EXTRACTED DATA:
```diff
@@ -181,14 +190,13 @@
             return G
         bricks, slots, fines, shares = {}, {}, {}, {}
         for w in (il_widths if interleaved else [ncols]):
-            if (interleaved and sep is not None and tuning.get('separable', True) and w in tuning.get('shares', ()) and x16
-                    and sep['tw'] >= tuning.get('shares_min_tw', 6)):
+            if interleaved and scatter_route(w) == 'shares':
                 sshape = tuning.get('share_shape', {})
                 sshape = tuple(sshape.get(w, (8, 2, 1024, 1024)) if isinstance(sshape, dict) else sshape)
                 shares[w] = (int(sshape[0]), int(sshape[1])) + sshape[2:]
                 if w in fine:
                     fines[w] = fine[w]
-            elif interleaved and w in tuning.get('bricks', ()) and x16:
+            elif interleaved and scatter_route(w) == 'bricks':
                 shape = tuning.get('brick_shape', {})
                 shape = shape.get(w, (2, 2, 4096, 4096)) if isinstance(shape, dict) else shape
                 bricks[w] = (int(oN[0]), int(oN[2]), int(oN[1]), w, pow2_divisor(oN[2], shape[0]), pow2_divisor(oN[1], shape[1])) + tuple(shape[2:])
```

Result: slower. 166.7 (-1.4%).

WHAT TO PRODUCE: Lines in the listing that include the word "fines": how many are there? Give the number alone.

EXERCISE ANSWER: 2